------ Material for the task ------

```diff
+        P.M = q.M; P.N = q.N; P.K = q.K;
+        P.act = 0; P.accumulate = 0;
+        P.cs = nullptr; P.cs_acc = 0;
+        P.tiles_m = (P.M + 127) / 128;
+        P.tiles_n = (h + FG_UNITS - 1) / FG_UNITS;
+        P.tile_start = t;
+        P.batch = 1;
+        P.n_major = P.N > P.M ? 1 : 0;
+        P.a_bs = P.b_bs = P.c_bs = 0;
+        P.a_vec = P.b_vec = 1;
+        if (i == 0 || P.K != g.p[i - 1].K) {
+            g.cls_start[g.n_cls] = t;
+            g.cls_ntiles[g.n_cls] = 0;
+            ++g.n_cls;
+        }
+        g.cls_ntiles[g.n_cls - 1] += P.tiles_m * P.tiles_n;
+        t += P.tiles_m * P.tiles_n;
+        kmax = P.K > kmax ? P.K : kmax;
+        FGateProb& F = fa.s[i];
+        F.gi = S.gi; F.gh = S.gh; F.h_prev = S.h_prev; F.h_out = S.h_out; F.save = S.save;
+        F.u = S.u; F.u_ld_outer = (int)S.u_ld_outer; F.u_ld_inner = (int)S.u_ld_inner; F.inner = inner;
+    }
+    if (t > 256) return 1;
+    if (dry_run) return 0;
+    for (int i = n; i < MAXP; ++i) { g.p[i] = g.p[0]; g.p[i].tile_start = 0x7fffffff; }
+    for (int i = n; i < FG_MAXP; ++i) fa.s[i] = fa.s[0];
+    for (int c = 0, rot = 0; c < g.n_cls; ++c) {
+        g.cls_rot[c] = rot & 7;
+        rot += g.cls_ntiles[c] & 7;
+    }
+    g.total_tiles = t;
+    g.group = 0;
+    g.splitk = 1;
+    g.k_per_split = ((kmax + BK - 1) / BK) * BK;
+    g.slabs = nullptr; g.cs_part = nullptr; g.xcnt = nullptr;
+    g.xs_early = 0; g.xcd_split = 0;
+    g_last_class = TWOG_GEMM_CLASS_FGATE | TWOG_GEMM_CLASS_X3 | TWOG_GEMM_CLASS_WAVES8;
+    hipLaunchKernelGGL(gemm_fgate_x3su128_kernel, dim3(t), dim3(512), 0, (hipStream_t)stream, g, fa);
+    TWOG_CHECK_LAUNCH();
+    return 0;
+}
+
 #ifdef TWOG_STAMPS
 extern "C" int twog_debug_stamps(unsigned long long* out) {
     return -(int)hipMemcpyFromSymbol(out, HIP_SYMBOL(twog_stamp_buf), sizeof(unsigned long long) * 16 * 8);
diff --git a/2g-gcn_amd/csrc/gru.hip b/2g-gcn_amd/csrc/gru.hip
--- a/2g-gcn_amd/csrc/gru.hip
+++ b/2g-gcn_amd/csrc/gru.hip
@@ -12,16 +12,6 @@
     if (inner <= 1) return u[(int64_t)r * ldo];
     const int o = r / inner;
     return u[(int64_t)o * ldo + (int64_t)(r - o * inner) * ldi];
-}
-
-__device__ __forceinline__ float gru_gate_unit(float ir, float iz, float in_, float hr, float hz, float hn, float h0, bool has_u,
-                                               float uu, float& rg, float& z, float& n) {
-#pragma clang fp contract(off)
-    rg = 1.0f / (1.0f + expf(-(ir + hr)));
-    z = 1.0f / (1.0f + expf(-(iz + hz)));
-    n = tanhf(fmaf(rg, hn, in_));
-    const float gnew = fmaf(z, h0, (1.0f - z) * n);
-    return has_u ? fmaf(uu, gnew, (1.0f - uu) * h0) : gnew;
 }
 
 __global__ __launch_bounds__(256) void gru_step_fwd_kernel(const FwdGroup g) {
diff --git a/2g-gcn_amd/csrc/segrnn.hip b/2g-gcn_amd/csrc/segrnn.hip
--- a/2g-gcn_amd/csrc/segrnn.hip
+++ b/2g-gcn_amd/csrc/segrnn.hip
@@ -72,39 +72,13 @@
     const Dims d = dims_of(S);
     const int h = d.h, T = d.T;
     const bool msg = S.msg_segment && (d.nmh + d.nmo) > 0;
+    const int mode = twog_internal_gru_fwd_mode();
+    bool grouped = (mode & 24) && msg && d.H > 0 && d.O > 0 && d.nsh > 0 && d.nso > 0 && d.nmh > 0 && d.nmo > 0;
+    const bool fgate = (mode & 8) != 0;
     for (int s = 0; s < T; ++s) {
         const bool first = (s == 0);
         twog_gemm_t gm[8];
         int n = 0, rc;
-        if (msg) {
-            for (int dir = 0; dir < 2; ++dir) {
-                const int t = dir == 0 ? s : T - 1 - s, tp = dir == 0 ? t - 1 : t + 1;
-                if (d.nsh && d.H) {
-                    twog_rows_t A = first ? rows_plain(S.zeros, h)
-                                          : rows_be(S.hs_h + (int64_t)tp * d.H * 2 * h + dir * h, d.H, 2 * h, T);
-                    float* C = S.msrc_h + ((int64_t)dir * d.bs * T * d.H + (int64_t)t * d.H) * d.nsh * h;
-                    gemm_set(gm[n++], A, rows_plain(S.w_smsg_h, h), rows_be(C, d.H, d.nsh * h, T), S.b_smsg_h,
-                             d.bs * d.H, d.nsh * h, h, 1, 0);
-                }
-                if (d.nso && d.O) {
-                    twog_rows_t A = first ? rows_plain(S.zeros, h)
-                                          : rows_be(S.hs_o + (int64_t)tp * d.O * 2 * h + dir * h, d.O, 2 * h, T);
-                    float* C = S.msrc_o + ((int64_t)dir * d.bs * T * d.O + (int64_t)t * d.O) * d.nso * h;
-                    gemm_set(gm[n++], A, rows_plain(S.w_smsg_o, h), rows_be(C, d.O, d.nso * h, T), S.b_smsg_o,
-                             d.bs * d.O, d.nso * h, h, 1, 0);
-                }
-            }
-            rc = twog_gemm_f32_chain(gm, n, 0, 0, chain_ws, chain_ws_bytes, stream);
-            if (rc) return rc;
-            twog_attn_t at[2];
-            for (int dir = 0; dir < 2; ++dir) {
-                const int t = dir == 0 ? s : T - 1 - s, tp = dir == 0 ? t - 1 : t + 1;
-                fill_attn(at[dir], S, d, dir, t, first, tp);
-            }
-            rc = twog_attn_fwd(at, 2, stream);
-            if (rc) return rc;
-        }
-        n = 0;
         twog_gru_step_t st[4];
         twog_gemm_t ghp[4], gimp[4];
         int ns = 0;
@@ -121,16 +95,14 @@
                 float* tmp_gim = (kind == 0 ? S.tmp_gim_h : S.tmp_gim_o) + (int64_t)dir * rows * 3 * h;
                 const float* whh = kind == 0 ? S.w_hh_h[dir] : S.w_hh_o[dir];
                 const float* bhh = kind == 0 ? S.b_hh_h[dir] : S.b_hh_o[dir];
-                gemm_set(gm[n], hprev, rows_plain(whh, h), rows_plain(tmp_gh, 3 * h), bhh, rows, 3 * h, h, 0, 0);
-                ghp[ns] = gm[n++];
+                gemm_set(ghp[ns], hprev, rows_plain(whh, h), rows_plain(tmp_gh, 3 * h), bhh, rows, 3 * h, h, 0, 0);
                 gimp[ns].M = 0;
                 if (msg && nm) {
                     const float* mg = (kind == 0 ? S.mg_h : S.mg_o) + ((int64_t)dir * d.bs * T * E + (int64_t)t * E) * nm * h;
                     const float* wim = kind == 0 ? S.w_ihm_h[dir] : S.w_ihm_o[dir];
                     const int64_t ldw = kind == 0 ? S.ld_ih_h : S.ld_ih_o;
-                    gemm_set(gm[n], rows_be(mg, E, nm * h, T), rows_plain(wim, ldw), rows_plain(tmp_gim, 3 * h),
+                    gemm_set(gimp[ns], rows_be(mg, E, nm * h, T), rows_plain(wim, ldw), rows_plain(tmp_gim, 3 * h),
                              nullptr, rows, 3 * h, nm * h, 0, 0);
-                    gimp[ns] = gm[n++];
                 }
                 twog_gru_step_t& G = st[ns++];
                 const float* gi = kind == 0 ? S.gi_h : S.gi_o;
@@ -145,6 +117,60 @@
                 G.u_ld_outer = (int64_t)T * E; G.u_ld_inner = 1; G.u_inner = E;
                 G.rows = rows; G.hidden = h;
             }
+        }
+        if (grouped && first) {
+            rc = twog_internal_gemm_fgate_fwd(gimp, st, ns, 1, stream);
+            if (rc < 0) return rc;
+            grouped = rc == 0;
+        }
+        if (msg) {
+            for (int dir = 0; dir < 2; ++dir) {
+                const int t = dir == 0 ? s : T - 1 - s, tp = dir == 0 ? t - 1 : t + 1;
+                if (d.nsh && d.H) {
+                    twog_rows_t A = first ? rows_plain(S.zeros, h)
+                                          : rows_be(S.hs_h + (int64_t)tp * d.H * 2 * h + dir * h, d.H, 2 * h, T);
+                    float* C = S.msrc_h + ((int64_t)dir * d.bs * T * d.H + (int64_t)t * d.H) * d.nsh * h;
+                    gemm_set(gm[n++], A, rows_plain(S.w_smsg_h, h), rows_be(C, d.H, d.nsh * h, T), S.b_smsg_h,
+                             d.bs * d.H, d.nsh * h, h, 1, 0);
+                }
+                if (d.nso && d.O) {
+                    twog_rows_t A = first ? rows_plain(S.zeros, h)
+                                          : rows_be(S.hs_o + (int64_t)tp * d.O * 2 * h + dir * h, d.O, 2 * h, T);
+                    float* C = S.msrc_o + ((int64_t)dir * d.bs * T * d.O + (int64_t)t * d.O) * d.nso * h;
+                    gemm_set(gm[n++], A, rows_plain(S.w_smsg_o, h), rows_be(C, d.O, d.nso * h, T), S.b_smsg_o,
+                             d.bs * d.O, d.nso * h, h, 1, 0);
+                }
+            }
+            if (grouped)
+                for (int i = 0; i < ns; ++i) gm[n++] = ghp[i];
+            rc = twog_gemm_f32_chain(gm, n, 0, 0, chain_ws, chain_ws_bytes, stream);
+            if (rc) return rc;
+            twog_attn_t at[2];
+            for (int dir = 0; dir < 2; ++dir) {
+                const int t = dir == 0 ? s : T - 1 - s, tp = dir == 0 ? t - 1 : t + 1;
+                fill_attn(at[dir], S, d, dir, t, first, tp);
+            }
+            rc = twog_attn_fwd(at, 2, stream);
+            if (rc) return rc;
+        }
+        n = 0;
+        if (grouped) {
+            if (fgate) {
+                rc = twog_internal_gemm_fgate_fwd(gimp, st, ns, 0, stream);
+                if (rc < 0) return rc;
+                if (rc == 1) return -123;
+                continue;
+            }
+            for (int i = 0; i < ns; ++i) gm[n++] = gimp[i];
+            rc = twog_gemm_f32_chain(gm, n, 0, 0, chain_ws, chain_ws_bytes, stream);
+            if (rc) return rc;
+            rc = twog_gru_step_fwd(st, ns, stream);
+            if (rc) return rc;
+            continue;
+        }
+        for (int i = 0; i < ns; ++i) {
+            gm[n++] = ghp[i];
+            if (gimp[i].M > 0) gm[n++] = gimp[i];
         }
         rc = twog_internal_gemm_gru_fwd(ghp, gimp, st, ns, 0, stream);
         if (rc < 0) return rc;
diff --git a/2g-gcn_amd/csrc/twog_common.h b/2g-gcn_amd/csrc/twog_common.h
--- a/2g-gcn_amd/csrc/twog_common.h
+++ b/2g-gcn_amd/csrc/twog_common.h
@@ -27,6 +27,8 @@
 
 int twog_internal_gemm_gru_fwd(const twog_gemm_t* gh, const twog_gemm_t* gim, const twog_gru_step_t* steps, int n,
                                int dry_run, void* stream);
+
+int twog_internal_gemm_fgate_fwd(const twog_gemm_t* gim, const twog_gru_step_t* steps, int n, int dry_run, void* stream);
 
 int twog_internal_gru_fwd_mode(void);
 
@@ -88,3 +90,13 @@
 }
 
 __device__ __forceinline__ float sigmoidf_(float x) { return 1.0f / (1.0f + __expf(-x)); }
+
+__device__ __forceinline__ float gru_gate_unit(float ir, float iz, float in_, float hr, float hz, float hn, float h0, bool has_u,
+                                               float uu, float& rg, float& z, float& n) {
+#pragma clang fp contract(off)
+    rg = 1.0f / (1.0f + expf(-(ir + hr)));
+    z = 1.0f / (1.0f + expf(-(iz + hz)));
+    n = tanhf(fmaf(rg, hn, in_));
+    const float gnew = fmaf(z, h0, (1.0f - z) * n);
+    return has_u ? fmaf(uu, gnew, (1.0f - uu) * h0) : gnew;
+}
diff --git a/2g-gcn_amd/kernels.py b/2g-gcn_amd/kernels.py
--- a/2g-gcn_amd/kernels.py
+++ b/2g-gcn_amd/kernels.py
@@ -281,6 +281,7 @@
     GEMM_TILE128, GEMM_WAVES8, GEMM_KG, GEMM_SPLITK, GEMM_GATE, GEMM_KSPLIT, GEMM_GRUFWD, GEMM_ROWS32 = 1, 2, 4, 8, 16, 32, 64, 128
     GEMM_XSPLIT = 256
     GEMM_X3 = 512
+    GEMM_FGATE = 1024
 
     def gemm_last_class(self):
         return int(self.lib.twog_gemm_last_class())
diff --git a/include/twog_gcn.h b/include/twog_gcn.h
--- a/include/twog_gcn.h
+++ b/include/twog_gcn.h
@@ -45,6 +45,7 @@
 #define TWOG_GEMM_CLASS_ROWS32  128
 #define TWOG_GEMM_CLASS_XSPLIT  256
 #define TWOG_GEMM_CLASS_X3      512
+#define TWOG_GEMM_CLASS_FGATE   1024
 int twog_gemm_last_class(void);
 
 size_t twog_chain_workspace_bytes(void);
```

------

* _About this exercise_: Would you report every line of the entries above containing the word "segrnn"?

* _Result for this exercise_:
diff --git a/2g-gcn_amd/csrc/segrnn.hip b/2g-gcn_amd/csrc/segrnn.hip
--- a/2g-gcn_amd/csrc/segrnn.hip
+++ b/2g-gcn_amd/csrc/segrnn.hip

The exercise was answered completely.